On the one hand, it's nice when you find a place with really good food that
makes it into your normal rotation. And you're really happy when they're
always busy. But it's when you get a line out the door and around the block
that you start to look elsewhere, and sometimes you miss it.

The Chino Bandito on 19th and Greenway was a bit like that at lunch for a long
time... Of course I discovered the mediterranian place right next door to it
(man, it takes nerve to open a restaurant right next to a hot spot). But the
food there is really good (one of the better options in phx) and it's usually
not too busy.

Of course I've seen the reverse too. A place with incredible food that you
love that never seems to find it's regular footing. Often due to an awkward
location more than any other reason I can think of. Just as often as I'd see a
place I love blow up, I've gone back to a place I haven't been to in a year or
two (usually in an area I'm just not near very often) only to find it's gone.

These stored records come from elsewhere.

@@ -46,6 +46,7 @@
 #pragma unroll
         for (int j = 0; j < 8; ++j) st.w[j] = *reinterpret_cast<const uint4 *>(wg + (size_t)(n0 + rbase + 32 * j) * p.Kpad + kc);
     };
+    int qpix[4];
     auto store_tile = [&](int t, const Set &st, int m0, T *ag) __attribute__((always_inline)) {
         uint4 *At = lds + (t & 1) * T_STAGE, *Wt = At + T_A;
         const int kc = t * TBK + s * 8;
@@ -73,7 +74,8 @@
             }
             const uint4 o = Chunk<T>::pack(v);
             At[swz(rbase + 32 * j, s)] = o;
-            if (ag) *reinterpret_cast<uint4 *>(ag + (size_t)(m0 + rbase + 32 * j) * K + kc) = o;
+            if constexpr (QA) { if (ag && qpix[j] >= 0) *reinterpret_cast<uint4 *>(ag + (size_t)qpix[j] * K + kc) = o; }
+            else if (ag) *reinterpret_cast<uint4 *>(ag + (size_t)(m0 + rbase + 32 * j) * K + kc) = o;
         }
 #pragma unroll
         for (int j = 0; j < 8; ++j) Wt[swz(rbase + 32 * j, s)] = st.w[j];
@@ -231,6 +233,10 @@
             tile_at(L, mt, ntile);
             const int m0 = mt * TBM, n0 = ntile * TBN;
             T *ag = p.a_out && ntile == 0 ? reinterpret_cast<T *>(p.a_out) : nullptr;
+            if constexpr (QA) {
+#pragma unroll
+                for (int j = 0; j < 4; ++j) qpix[j] = even_pixel(m0 + rbase + 32 * j, p.W);
+            }
             __syncthreads();
             store_tile(0, st0, m0, ag);
             if (2 < nk) load_tile(2, st0, m0, n0);
@@ -266,8 +272,12 @@
     }
 }
 
+template <bool DG>
+__global__ __launch_bounds__(512) void conv_tail_kernel(const Params p) { conv_tail_body<DG, false>(p); }
+__global__ __launch_bounds__(512) void conv_tail_even_kernel(const Params p) { conv_tail_body<false, true>(p); }
 
 bool tail_supports(const Params &p) {
+    if (p.a_even && !(p.a_out && !p.mask && p.H > 0 && p.W > 0 && p.H % 2 == 0 && p.W % 2 == 0 && p.M % (p.H * p.W) == 0)) return false;
     if (p.mask ? (p.stats != nullptr) : (p.residual != nullptr)) return false;
     return p.x2 && p.in_scale && !p.out_scale && !p.out_shift && !p.relu_out && !p.y32 && !p.os2 && !p.res_s2 &&
            p.KH == 1 && p.KW == 1 && p.stride == 1 && p.pad == 0 && p.Kpad == p.Cin && p.Cin % TBK == 0 && p.Cin >= 2 * TBK && p.Cin <= TMAXK &&
@@ -277,6 +287,7 @@
 int launch_tail(const Params &p, hipStream_t s) {
     const int ntiles = (p.M / TBM) * (p.Cout / TBN);
     const dim3 grid((unsigned)(ntiles < 256 ? ntiles : 256));
+    if (p.a_even) { hipLaunchKernelGGL(conv_tail_even_kernel, grid, dim3(512), 0, s, p); return check_launch("conv_tail_even_kernel"); }
     if (p.mask) hipLaunchKernelGGL(conv_tail_kernel<true>, grid, dim3(512), 0, s, p);
     else hipLaunchKernelGGL(conv_tail_kernel<false>, grid, dim3(512), 0, s, p);
     return check_launch("conv_tail_kernel");
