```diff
@@ -873,7 +880,8 @@
       v_b = p.b[(size_t)qp * p.b_bs + t];
       v_lb = p.lb[(size_t)qp * p.lb_bs + t];
       v_ub = p.ub[(size_t)qp * p.ub_bs + t];
-      if (p.warm) { v_x = p.x[(size_t)qp * n + t]; v_mux = p.mu_x[(size_t)qp * n + t]; }
+      if (p.warm || resume) v_x = p.x[(size_t)qp * n + t];
+      if (p.warm) v_mux = p.mu_x[(size_t)qp * n + t];
     }
     if (t < m) beqs[t] = p.beq[(size_t)qp * p.beq_bs + t];
     if (t < nc / 3) vmu[t] = p.mu[(size_t)qp * p.mu_bs + t];
@@ -907,7 +915,8 @@
     const bool eqc = (nc == 0) && (__syncthreads_or(finite_bounds) == 0);
     const bool presolve = eqc || !p.warm;
 
-    for (int pass = presolve ? 0 : 1; pass < 2 && !defer; ++pass) {
+    bool survive = false;
+    for (int pass = (presolve && !resume) ? 0 : 1; pass < 2 && !defer; ++pass) {
       if (pass == 1 && eqc) break;
       if (pass == 1) {
         v_xbar = v_x;
@@ -938,7 +947,7 @@
 #pragma unroll 1
       for (int iter = 0; iter < iters; ++iter) {
         double val = v_x;
-        if (!(pass == 1 && iter == 0 && presolve)) {
+        if (kFirst ? pass == 0 : !(pass == 1 && iter == 0 && presolve)) {
           if (!factored) {
             factored = true;
             const long long t_f0 = clock64();
@@ -1057,25 +1066,28 @@
           }
 
           const double w = (pass == 1 && is_x) ? (in_cone ? (lcbar[t - lcs] - muc[t - lcs]) : (v_xbar - v_mux)) : 0.0;
-          const bool make_op = pass == 1 && !full_inverse && iter >= p.full_inverse_at;
+          const bool make_op = !kFirst && pass == 1 && !full_inverse && iter >= p.full_inverse_at;
+          const bool refine = kFirst ? kStage == kStructFirstRefine : (pass == 0 && p.struct_refine != 0);
 #pragma unroll 1
           for (int rep = make_op ? 0 : 1; rep < 2; ++rep) {
             const bool base_solve = rep == 0;
-            if (!base_solve && full_op) {
+            if (!kFirst && !base_solve && full_op) {
               val = full_op_apply(M, smem + L.off_tbuf, smem + L.off_ybuf, smem + L.off_sred, ci, shift * w, NBF, NF);
               break;
             }
-            const bool op = !base_solve && full_inverse;
+            const bool op = !kFirst && !base_solve && full_inverse;
             double r = 0.0;
             if (is_x) r = (base_solve || pass == 0) ? -v_b : (op ? shift * w : -(v_b - shift * w));
 #ifdef FCCQP_DEV
             const double res = struct_xsolve<kThreads>(p, L, smem, I, Se, ve, Qg, Ag, q_slow, q_fast, r, hi, shift, op, op,
-                                                       pass == 0 && p.struct_refine != 0, q_vec && a_vec, s_prof, t_prof);
+                                                       refine, q_vec && a_vec, s_prof, t_prof);
 #else
             const double res = struct_xsolve<kThreads>(p, L, smem, I, Se, ve, Qg, Ag, q_slow, q_fast, r, hi, shift, op, op,
-                                                       pass == 0 && p.struct_refine != 0, q_vec && a_vec);
+                                                       refine, q_vec && a_vec);
 #endif
-            if (base_solve) {
+            if constexpr (kFirst) {
+              val = res;
+            } else if (base_solve) {
               v_xbase = res;
               __syncthreads();
               SPROF(12);
@@ -1162,6 +1174,9 @@
           block_reduce2<false>(rx, rc, red, parity);
           res_x = rx; res_c = rc;
           if (conv) { n_iter = iter; SPROF(8); break; }
+        } else if (kFirst) {
+          survive = true;
+          break;
         } else if (!kAdapt && kThreads > 64 && full_op) {
           OpLoopArgs oa;
           oa.M = (int)(M - smem); oa.tbuf = L.off_tbuf; oa.xb = L.off_ybuf; oa.out = L.off_sred; oa.xs = (int)(xs - smem);
@@ -1206,6 +1221,11 @@
       if (tid == 0) p.pending_list[atomicAdd(p.pending_count, 1u)] = qp;
       continue;
     }
+    if (kFirst && survive) {
+      if (is_x) p.x[(size_t)qp * n + t] = v_x;
+      if (tid == 0) p.resume_list[atomicAdd(p.resume_count, 1u)] = qp;
+      continue;
+    }
     __syncthreads();
     double bv = 0.0, fv = 0.0;
     int bad = 0;
```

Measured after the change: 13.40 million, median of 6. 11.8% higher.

I don't know what the answer is, as commercial interests will usually corrupt
what starts out really cool. I still use yelp, but the horror stories about
their pushy sales really leaves me wondering.

------
scythe
Everyone here is suggesting the "correct" business-y solutions, like "raise
prices", "offer membership", etc -- but sometimes, you don't need sound
economic theory, you just need a dirty hack that kind of works. Change the
name and move a block over. Boom. Tourists gone. (You should be able, in this
situation, to convince a lender that you can build a successful business, if
liquidity is an issue.)

------
bearcobra
The question of how businesses should treat long term customers is something I
think about a lot. When I worked in a cable company call center I used to hear
people complain about rate increases being unfair because they had been
customers for such a long time. Which doesn't really matter in a duopoly.
Compare that to a restaurants where there's so much competition that efforts
to maintain loyalty seem almost futile.

------
clubm8
This is why I tell no one of my favorite spots. My second favorite bars,
restaurants, and nature spots are where I meet coworkers, dates from apps, and
acquaintances. Only close friends/partners/family get to know my true
favorites - keeps them healthy as long as possible.

For example, I know of a cheap, quiet bar in the heart of a major west coast
city. It's not perfect, but it's got wifi and cheap drafts and is relatively
clean despite beinga dive.

I not only take no one there I don't really like, I will actively discourage
people if someone notices it on Yelp when we're debating where to go.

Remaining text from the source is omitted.